During the pandemic, data’s centrality became decisively more apparent. Having your finger on the pulse of data turned out to be critical for adapting quickly in a rapidly and radically changing environment. But not many companies were good at that. Too many struggled because they didn’t understand what data matters.
Almost every business leader I meet is still making “gut feel” business decisions off of spreadsheets. Most companies generate thousands of reports that nobody looks at. And in any case those reports are backward-looking, historical. Too many companies just think about optimizing the data they have, instead of working to become a forward-looking company and considering the data they need.

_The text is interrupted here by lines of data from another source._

Measured before the change: 477,300.

## Precompute output file names in an arena and cache them per work list

Output JPEG names (`_original`/`_processed`) are now built once per work item into a contiguous char arena (`OutputNames`) instead of being rebuilt on every export and resume probe with `with_slash` plus a `std::filesystem` stem. The arena is held in a `WorkNames` object that is cached across submits, keyed by a weak pointer to the item list. The Python binding now submits the shared item list so repeated runs can hit this cache. `SliceFile` can borrow the path as a `const char*`, and the JPEG writers take C-string names, removing per-slice string allocations on the load and write paths. The cost is extra memory for the arena, a mutex-guarded cache lookup per submit, and thread_local scratch strings for the overlay and measure names.

```diff
diff --git a/include/nm03/cohort.h b/include/nm03/cohort.h
--- a/include/nm03/cohort.h
+++ b/include/nm03/cohort.h
@@ -46,4 +46,22 @@
 std::string stem(const std::string& path);
 std::string filename(const std::string& path);
 
+class OutputNames {
+ public:
+  void reserve(size_t items, size_t bytes = 0);
+  void add(const std::string& path, const std::string& out_dir);
+  size_t size() const { return off_.size(); }
+  const char* original(size_t i) const { return arena_.data() + off_[i].original; }
+  const char* processed(size_t i) const { return arena_.data() + off_[i].processed; }
+  size_t base_len(size_t i) const { return off_[i].base_len; }
+  std::string base(size_t i) const { return std::string(original(i), base_len(i)); }
+
+ private:
+  struct Off {
+    uint32_t original, processed, base_len;
+  };
+  std::vector<char> arena_;
+  std::vector<Off> off_;
+};
+
 }
diff --git a/include/nm03/dicom.h b/include/nm03/dicom.h
--- a/include/nm03/dicom.h
+++ b/include/nm03/dicom.h
@@ -66,6 +66,10 @@
   explicit SliceFile(const std::string& path, ReadMode mode = ReadMode::kDirect, size_t prefix = 16384);
   SliceFile(int dirfd, const char* name, const std::string& path, ReadMode mode = ReadMode::kDirect,
             size_t prefix = 16384);
+  struct BorrowedPath {
+    const char* c_str;
+  };
+  explicit SliceFile(BorrowedPath path, ReadMode mode = ReadMode::kDirect, size_t prefix = 16384);
   ~SliceFile();
   SliceFile(const SliceFile&) = delete;
   SliceFile& operator=(const SliceFile&) = delete;
@@ -82,9 +86,11 @@
  private:
   void pread_all(void* dst, size_t n, size_t off);
   void stat_size();
+  void open_at(int dirfd, const char* name);
   bool size_known_ = false;
   const uint8_t* data() const { return map_ ? map_ : buf_->data(); }
-  std::string path_;
+  std::string owned_path_;
+  const char* path_ = nullptr;
   const uint8_t* map_ = nullptr;
   bool own_map_ = true;
   void* map_at_ = nullptr;
diff --git a/include/nm03/jpeg.h b/include/nm03/jpeg.h
--- a/include/nm03/jpeg.h
+++ b/include/nm03/jpeg.h
@@ -39,5 +39,9 @@
                    std::atomic<uint8_t>* creating = nullptr);
 void write_bytes_at(int dirfd, const std::string& dir, const std::string& name, const void* data, size_t len,
                     std::atomic<uint8_t>* creating = nullptr);
+void write_jpeg_at(int dirfd, const char* dir, const char* name, const std::vector<uint8_t>& header,
+                   const uint8_t* scan, size_t scan_len, std::atomic<uint8_t>* creating = nullptr);
+void write_bytes_at(int dirfd, const char* dir, const char* name, const void* data, size_t len,
+                    std::atomic<uint8_t>* creating = nullptr);
 
 }
diff --git a/src/io/cohort.cpp b/src/io/cohort.cpp
--- a/src/io/cohort.cpp
+++ b/src/io/cohort.cpp
@@ -300,4 +300,23 @@
 std::string stem(const std::string& path) { return fs::path(path).stem().string(); }
 std::string filename(const std::string& path) { return fs::path(path).filename().string(); }
 
-}
+void OutputNames::reserve(size_t items, size_t bytes) {
+  off_.reserve(items);
+  if (bytes) arena_.reserve(bytes);
+}
+
+void OutputNames::add(const std::string& path, const std::string& out_dir) {
+  static const char* const kSuffix[2] = {"_original.jpg", "_processed.jpg"};
+  const std::string base = with_slash(out_dir) + stem(path);
+  if (arena_.size() + 2 * (base.size() + 16) > UINT32_MAX) throw std::length_error("OutputNames: more than 4 GiB of file names");
+  Off o{};
+  o.base_len = (uint32_t)base.size();
+  for (int k = 0; k < 2; ++k) {
+    (k == 0 ? o.original : o.processed) = (uint32_t)arena_.size();
+    arena_.insert(arena_.end(), base.begin(), base.end());
+    arena_.insert(arena_.end(), kSuffix[k], kSuffix[k] + std::strlen(kSuffix[k]) + 1);
+  }
+  off_.push_back(o);
+}
+
+}
diff --git a/src/io/dicom.cpp b/src/io/dicom.cpp
--- a/src/io/dicom.cpp
+++ b/src/io/dicom.cpp
@@ -574,9 +574,18 @@
     : SliceFile(AT_FDCWD, path.c_str(), path, mode, prefix) {}
 
 SliceFile::SliceFile(int dirfd, const char* name, const std::string& path, ReadMode mode, size_t prefix)
-    : path_(path), mode_(mode), prefix_(prefix < 1024 ? 1024 : prefix) {
+    : owned_path_(path), path_(owned_path_.c_str()), mode_(mode), prefix_(prefix < 1024 ? 1024 : prefix) {
+  open_at(dirfd, name);
+}
+
+SliceFile::SliceFile(BorrowedPath path, ReadMode mode, size_t prefix)
+    : path_(path.c_str), mode_(mode), prefix_(prefix < 1024 ? 1024 : prefix) {
+  open_at(AT_FDCWD, path_);
+}
+
+void SliceFile::open_at(int dirfd, const char* name) {
   fd_ = ::openat(dirfd, name, O_RDONLY | O_CLOEXEC);
-  if (fd_ < 0) throw SliceError("Cannot open file: " + path + " (" + std::strerror(errno) + ")");
+  if (fd_ < 0) throw SliceError(std::string("Cannot open file: ") + path_ + " (" + std::strerror(errno) + ")");
   if (mode_ == ReadMode::kStaged) return;
   stat_size();
 }
@@ -586,7 +595,7 @@
   if (fstat(fd_, &st) != 0) {
     ::close(fd_);
     fd_ = -1;
-    throw SliceError("Cannot stat file: " + path_);
+    throw SliceError(std::string("Cannot stat file: ") + path_);
   }
   size_ = (size_t)st.st_size;
   size_known_ = true;
@@ -602,7 +611,7 @@
   while (got < n) {
     ssize_t r = ::pread(fd_, (uint8_t*)dst + got, n - got, (off_t)(off + got));
     if (r < 0 && errno == EINTR) continue;
-    if (r <= 0) throw SliceError("Read error on file: " + path_);
+    if (r <= 0) throw SliceError(std::string("Read error on file: ") + path_);
     got += (size_t)r;
   }
 }
@@ -615,7 +624,7 @@
     for (;;) {
       const ssize_t r = ::pread(fd_, buf.data() + got, buf.size() - got, (off_t)got);
       if (r < 0 && errno == EINTR) continue;
-      if (r < 0) throw SliceError("Read error on file: " + path_);
+      if (r < 0) throw SliceError(std::string("Read error on file: ") + path_);
       got += (size_t)r;
       if (got < buf.size() || r == 0) break;
       stat_size();
@@ -642,7 +651,7 @@
     const bool fixed = map_at_ && size_ <= map_cap_;
     void* m = ::mmap(fixed ? map_at_ : nullptr, size_, PROT_READ, MAP_PRIVATE | MAP_POPULATE | (fixed ? MAP_FIXED : 0),
                      fd_, 0);
-    if (m == MAP_FAILED) throw SliceError("Cannot map file: " + path_);
+    if (m == MAP_FAILED) throw SliceError(std::string("Cannot map file: ") + path_);
     own_map_ = !fixed;
     map_ = static_cast<const uint8_t*>(m);
     have_ = size_;
diff --git a/src/io/jpeg.cpp b/src/io/jpeg.cpp
--- a/src/io/jpeg.cpp
+++ b/src/io/jpeg.cpp
@@ -293,38 +293,48 @@
 }
 
 namespace {
-void write_parts_at(int dirfd, const std::string& dir, const std::string& name, struct iovec* iov, int nparts,
+void write_parts_at(int dirfd, const char* dir, const char* name, struct iovec* iov, int nparts,
                     std::atomic<uint8_t>* creating);
 }
 
-void write_jpeg_at(int dirfd, const std::string& dir, const std::string& name, const std::vector<uint8_t>& header,
+void write_jpeg_at(int dirfd, const char* dir, const char* name, const std::vector<uint8_t>& header,
                    const uint8_t* scan, size_t scan_len, std::atomic<uint8_t>* creating) {
   static const uint8_t eoi[2] = {0xFF, 0xD9};
   struct iovec iov[3] = {{(void*)header.data(), header.size()}, {(void*)scan, scan_len}, {(void*)eoi, 2}};
   write_parts_at(dirfd, dir, name, iov, 3, creating);
 }
 
-void write_bytes_at(int dirfd, const std::string& dir, const std::string& name, const void* data, size_t len,
+void write_jpeg_at(int dirfd, const std::string& dir, const std::string& name, const std::vector<uint8_t>& header,
+                   const uint8_t* scan, size_t scan_len, std::atomic<uint8_t>* creating) {
+  write_jpeg_at(dirfd, dir.c_str(), name.c_str(), header, scan, scan_len, creating);
+}
+
+void write_bytes_at(int dirfd, const char* dir, const char* name, const void* data, size_t len,
                     std::atomic<uint8_t>* creating) {
   struct iovec iov[1] = {{(void*)data, len}};
   write_parts_at(dirfd, dir, name, iov, 1, creating);
 }
 
+void write_bytes_at(int dirfd, const std::string& dir, const std::string& name, const void* data, size_t len,
+                    std::atomic<uint8_t>* creating) {
+  write_bytes_at(dirfd, dir.c_str(), name.c_str(), data, len, creating);
+}
+
 namespace {
-void write_parts_at(int dirfd, const std::string& dir, const std::string& name, struct iovec* iov, int nparts,
+void write_parts_at(int dirfd, const char* dir, const char* name, struct iovec* iov, int nparts,
                     std::atomic<uint8_t>* creating) {
-  auto path = [&] { return dir.empty() ? name : dir + "/" + name; };
+  auto path = [&] { return !dir || !*dir ? std::string(name) : std::string(dir) + "/" + name; };
   int fd = -1;
   bool fresh = false;
   if (creating && creating->load(std::memory_order_relaxed) != 1) {
-    fd = ::openat(dirfd, name.c_str(), O_WRONLY | O_CLOEXEC);
+    fd = ::openat(dirfd, name, O_WRONLY | O_CLOEXEC);
     if (fd < 0 && errno == ENOENT) creating->store(1, std::memory_order_relaxed);
   }
   if (fd < 0 && creating) {
-    fd = ::openat(dirfd, name.c_str(), O_WRONLY | O_CREAT | O_EXCL | O_CLOEXEC, 0644);
+    fd = ::openat(dirfd, name, O_WRONLY | O_CREAT | O_EXCL | O_CLOEXEC, 0644);
     fresh = fd >= 0;
   }
-  if (fd < 0) fd = ::openat(dirfd, name.c_str(), O_WRONLY | O_CREAT | O_CLOEXEC, 0644);
+  if (fd < 0) fd = ::openat(dirfd, name, O_WRONLY | O_CREAT | O_CLOEXEC, 0644);
   if (fd < 0) throw std::runtime_error("Cannot create " + path() + ": " + std::strerror(errno));
   size_t total = 0;
   for (int k = 0; k < nparts; ++k) total += iov[k].iov_len;
diff --git a/src/python/bindings.cpp b/src/python/bindings.cpp
--- a/src/python/bindings.cpp
+++ b/src/python/bindings.cpp
@@ -1034,6 +1034,14 @@
       },
       py::arg("rank_nodes"), py::arg("local_rank"), py::arg("budget"), py::arg("cap") = 16,
       py::arg("sysfs") = "/sys", py::arg("allowed") = std::vector<int>{});
+  m.def("output_names", [](const std::vector<std::pair<std::string, std::string>>& items) {
+    cohort::OutputNames n;
+    n.reserve(items.size());
+    for (const auto& p : items) n.add(p.first, p.second);
+    std::vector<std::tuple<std::string, std::string, std::string>> out;
+    for (size_t i = 0; i < n.size(); ++i) out.emplace_back(n.original(i), n.processed(i), n.base(i));
+    return out;
+  });
   m.def(
       "read_pixels_direct",
       [](const std::string& path, const std::string& mode, size_t prefix, int frame) {
@@ -1778,7 +1786,7 @@
             std::vector<SliceStatus> st;
             {
               py::gil_scoped_release nogil;
-              st = e.run(*wl.items, &t, {}, batch_cap);
+              st = e.wait(e.submit(wl.items, {}, batch_cap), &t);
             }
             return compact(st, t);
           },
diff --git a/src/runtime/engine.cpp b/src/runtime/engine.cpp
--- a/src/runtime/engine.cpp
+++ b/src/runtime/engine.cpp
@@ -155,18 +155,31 @@
   if (::syscall(SYS_capget, &h, c) == 0) (void)::syscall(SYS_capset, &h, c);
 }
 
-struct IoDirs {
+struct WorkNames {
   size_t ndirs = 0;
-  std::unique_ptr<std::atomic<uint8_t>[]> creating;
   std::vector<int32_t> out_dir;
-  explicit IoDirs(const std::vector<WorkItem>& items) {
+  cohort::OutputNames files;
+  explicit WorkNames(const std::vector<WorkItem>& items) {
     std::unordered_map<std::string, int32_t> idx;
     out_dir.resize(items.size());
+    files.reserve(items.size());
     for (size_t i = 0; i < items.size(); ++i) {
       auto it = idx.emplace(items[i].out_dir, (int32_t)idx.size()).first;
       out_dir[i] = it->second;
+      files.add(items[i].path, items[i].out_dir);
     }
     ndirs = idx.size();
+  }
+};
+
+struct IoDirs {
+  std::shared_ptr<const WorkNames> names;
+  const size_t ndirs;
+  std::unique_ptr<std::atomic<uint8_t>[]> creating;
+  const std::vector<int32_t>& out_dir;
+  const cohort::OutputNames& files;
+  explicit IoDirs(std::shared_ptr<const WorkNames> n)
+      : names(std::move(n)), ndirs(names->ndirs), out_dir(names->out_dir), files(names->files) {
     creating.reset(new std::atomic<uint8_t>[std::max<size_t>(ndirs, 1)]);
     for (size_t k = 0; k < ndirs; ++k) creating[k].store(0, std::memory_order_relaxed);
   }
@@ -771,7 +784,7 @@
     const double t0 = now_s();
     try {
       if (fault_plan().corrupt_dicom == (int64_t)item) throw SliceError("injected fault: corrupt DICOM data");
-      dicom::SliceFile file(AT_FDCWD, path.c_str(), path, dicom::ReadMode::kStaged);
+      dicom::SliceFile file(dicom::SliceFile::BorrowedPath{path.c_str()}, dicom::ReadMode::kStaged);
       const dicom::Header& h = file.header(buf);
       const int frame = dicom::select_frame(h, cfg.pipe.frame);
       const size_t n = file.size();
@@ -872,11 +885,16 @@
     load_ns += (int64_t)((now_s() - t0) * 1e9);
   }
 
-  bool outputs_exist(const WorkItem& w) const {
-    const std::string base = cohort::with_slash(w.out_dir) + cohort::stem(w.path);
-    return access((base + "_original.jpg").c_str(), F_OK) == 0 && access((base + "_processed.jpg").c_str(), F_OK) == 0 &&
-           (!overlay_ || access((base + "_overlay.jpg").c_str(), F_OK) == 0) &&
-           (!measure_ || access((base + "_measure.json").c_str(), F_OK) == 0);
+  bool outputs_exist(const IoDirs& dirs, size_t item) const {
+    return access(dirs.files.original(item), F_OK) == 0 && access(dirs.files.processed(item), F_OK) == 0 &&
+           (!overlay_ || access(side_name(dirs, item, "_overlay.jpg"), F_OK) == 0) &&
+           (!measure_ || access(side_name(dirs, item, "_measure.json"), F_OK) == 0);
+  }
+  static const char* side_name(const IoDirs& dirs, size_t item, const char* suffix) {
+    thread_local std::string name;
+    name.assign(dirs.files.original(item), dirs.files.base_len(item));
+    name += suffix;
+    return name.c_str();
   }
 
   static inline thread_local std::vector<Seed> seeds_cache_;
@@ -1176,7 +1194,7 @@
           count,
           [&](size_t i) {
             if (on_start) on_start(first + i);
-            if (cfg.resume && outputs_exist(items[first + i])) {
+            if (cfg.resume && outputs_exist(dirs, first + i)) {
               status[first + i] = SliceStatus{kSliceOk, "resumed: outputs already present"};
             } else {
               load_into(s, (int)i, first + i, items[first + i].path, status[first + i], load_ns, bytes_in);
@@ -1267,8 +1285,7 @@
         std::atomic<uint8_t>& st = dirs.creating[dirs.out_dir[item]];
         uint8_t v = st.load(std::memory_order_relaxed);
         if (v == 0) {
-          const std::string f = cohort::with_slash(items[item].out_dir) + cohort::stem(items[item].path) + "_original.jpg";
-          const uint8_t probe = ::access(f.c_str(), F_OK) == 0 ? 2 : (errno == ENOENT ? 1 : 2);
+          const uint8_t probe = ::access(dirs.files.original(item), F_OK) == 0 ? 2 : (errno == ENOENT ? 1 : 2);
           st.compare_exchange_strong(v, probe, std::memory_order_relaxed);
           v = st.load(std::memory_order_relaxed);
         }
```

How do you unlock the value of data? I’ve been working on artificial intelligence and data for years. But the pandemic helped me refine my own understanding about how it can be most useful. The key, I’ve realized, is knowing which data matters to your business, making it accessible to the people who need it, and making sure it is timely and well-governed.
And what too many companies miss is that what will make them competitive will not just be the data they control. A big revelation for me in the last 12 months has been that companies that were looking at their own operational data were completely missing all kinds of other relevant data–including hyperlocal information and signals from social media, as well as data about policy and other developments that affected their business. Why, for example, did we have to keep running out of toilet paper? Then flour ran out in grocery stores almost everywhere. But a company watching social media could probably have seen that everyone was baking bread at home, because they couldn’t go out and eat.If you trained your AI to look for market signals like this, maybe your organization could have seen what was coming, and been better prepared.
For example, we worked with a large home goods store. They wanted to know where people go after they leave the store. We were able to get anonymized location data based on mobile phone traffic. That’s publicly available and you can pay to get it. We overlaid that data with geospatial and map data. We used all of that to look for people who were in store A and see where they went for their next stop. It turned out it was most often a fast food chain. That gave the retailer lots of ideas for promotions and other ways to stay better in touch with their customers. We are increasingly helping our clients tie together diverse data types like that.
No one company can control all the data that will turn out to be useful for its business. You will often need to aggregate data from all sorts of other places and combine that with what you control, in order to make the best decisions. It isn’t always easy to get the data you need, but when you make it work the trouble is worth it.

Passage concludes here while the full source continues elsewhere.